Project description:Tudor staphylococcal nuclease (Tudor-SN) is a multifunctional protein implicated in a variety of cellular processes. In the present study, we identified Tudor-SN as a novel regulator in cell cycle. Tudor-SN was abundant in proliferating cells whereas barely expressed in terminally differentiated cells. Functional analysis indicated that ectopic overexpression of Tudor-SN promoted the G1/S transition, whereas knockdown of Tudor-SN caused G1 arrest. Moreover, the live-cell time-lapse experiment demonstrated that the cell cycle of MEF(-/-) (knock-out of Tudor-SN in mouse embryonic fibroblasts) was prolonged compared with wild-type MEF(+/+).
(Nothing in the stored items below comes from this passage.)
__global__ void __launch_bounds__(kShufThreads) shuffle_sort_kernel(const int64_t* kd_off, const int64_t* kp_off,
                                                          int32_t dup, const int64_t* part_npairs,
                                                          const int32_t* __restrict__ jseq,
                                                          int32_t* __restrict__ order, int32_t cap,
                                                          PairMaps M) {
  extern __shared__ __attribute__((aligned(16))) uint8_t ss_smem[];
  const int p = blockIdx.x;
  const int32_t n = (int32_t)part_npairs[p];
  if (n > cap) return;
  const int32_t capw = (cap + 2) & ~1;
  uint32_t* cntw = reinterpret_cast<uint32_t*>(ss_smem);
  uint16_t* cnt = reinterpret_cast<uint16_t*>(ss_smem);
  uint16_t* srt = reinterpret_cast<uint16_t*>(ss_smem) + capw;
  uint16_t* r = srt + capw;
  const int64_t base = (int64_t)dup * kd_off[kp_off[p]];
  const int32_t* __restrict__ js = jseq + base;
  int32_t* __restrict__ ord = order + base;
  const int tid = threadIdx.x;
  for (int32_t w = tid; w < capw / 2; w += kShufThreads) cntw[w] = 0u;
  for (int32_t i = tid; i < n; i += kShufThreads) r[i] = (uint16_t)js[i];
  __syncthreads();
  for (int32_t i = 1 + tid; i < n; i += kShufThreads) (void)lds_add16(cntw, r[i]);
  __syncthreads();
  {
    __shared__ int32_t s_w[kShufThreads / 64];
    const int32_t per = (n + kShufThreads - 1) / kShufThreads;
    const int32_t x0 = tid * per, x1 = min(x0 + per, n);
    int32_t run = 0;
    for (int32_t x = x0; x < x1; ++x) run += cnt[x];
    const int32_t inc = wave_incl_scan(run);
    if ((tid & 63) == 63) s_w[tid >> 6] = inc;
    __syncthreads();
    int32_t off = inc - run;
    for (int w = 0; w < (tid >> 6); ++w) off += s_w[w];
    for (int32_t x = x0; x < x1; ++x) {
      const int32_t c = cnt[x];
      cnt[x] = (uint16_t)off;
      off += c;
    }
  }
  __syncthreads();
  for (int32_t i = 1 + tid; i < n; i += kShufThreads) srt[lds_add16(cntw, r[i])] = (uint16_t)i;
  __syncthreads();
  for (int32_t v = tid; v < n; v += kShufThreads) {
    const int32_t lo = v ? cnt[v - 1] : 0, hi = cnt[v];
    for (int32_t m = lo + 1; m < hi; ++m) {
      const uint16_t e = srt[m];
      int32_t y = m - 1;
      while (y >= lo && srt[y] > e) {
        srt[y + 1] = srt[y];
        --y;
      }
      srt[y + 1] = e;
    }
    for (int32_t m = lo; m < hi; ++m) ord[srt[m]] = m + 1 < hi ? (int32_t)srt[m + 1] : ~v;
  }
  __syncthreads();
  for (int32_t k = tid; k < n; k += kShufThreads) {
    int32_t f = -1;
    if (k > 0) {
      if (r[k] == k) {
        f = ord[k];
      } else {
        const int32_t lo = cnt[k - 1], hi = cnt[k];
        f = lo < hi ? (int32_t)srt[lo] : -1;
      }
    }
    r[k] = (uint16_t)(f < 0 ? k : f);
  }
  __syncthreads();
  for (;;) {
    int changed = 0;
    for (int32_t k = tid; k < n; k += kShufThreads) {
      const uint16_t a = r[k], b = r[a];
      if (b != a) {
        r[k] = b;
        changed = 1;
      }
    }
    if (!__syncthreads_or(changed)) break;
  }
  const int32_t first0 = n > 1 && cnt[0] > 0 ? (int32_t)srt[0] : -1;
  const int64_t q0 = M.part_base ? M.part_base[p] : 0;
  for (int32_t k = tid; k < n; k += kShufThreads) {
    const int32_t sc = k == 0 ? first0 : ord[k];
    const int32_t v = sc >= 0 ? (int32_t)r[sc] : (k == 0 ? 0 : ~sc);
    ord[k] = v;
    if (M.src) M.src[q0 + k] = base + v;
    if (M.slots) M.slots[q0 + k] = base + k;
    if (M.dstq) M.dstq[q0 + v] = q0 + k;
  }
}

We noticed that Tudor-SN was constantly expressed in every cell cycle phase, but was highly phosphorylated in the G1/S border. Further study revealed that Tudor-SN was a potential substrate of Cdk2/4/6, supportively, we found the physical interaction of endogenous Tudor-SN with Cdk4/6 in G1 and the G1/S border, and with Cdk2 in the G1/S border and S phase. In addition, roscovitine (Cdk1/2/5 inhibitor) or CINK4 (Cdk4/6 inhibitor) could inhibit the phosphorylation of Tudor-SN, whereas ectopic overexpression of Cdk2/4/6 increased the Tudor-SN phosphorylation. The underlying molecular mechanisms indicated that Tudor-SN could physically interact with E2F-1 in vivo, and could enhance the physical association of E2F-1 with GCN5 (a cofactor of E2F-1, which possesses histone acetyltransferase activity), and promote the binding ability of E2F-1 to the promoter region of its target genes CYCLIN A and E2F-1, and as a result, facilitate the gene transcriptional activation. Taken together, Tudor-SN is identified as a novel co-activator of E2F-1, which could facilitate E2F-1-mediated gene transcriptional activation of target genes, which play essential roles in G1/S transition.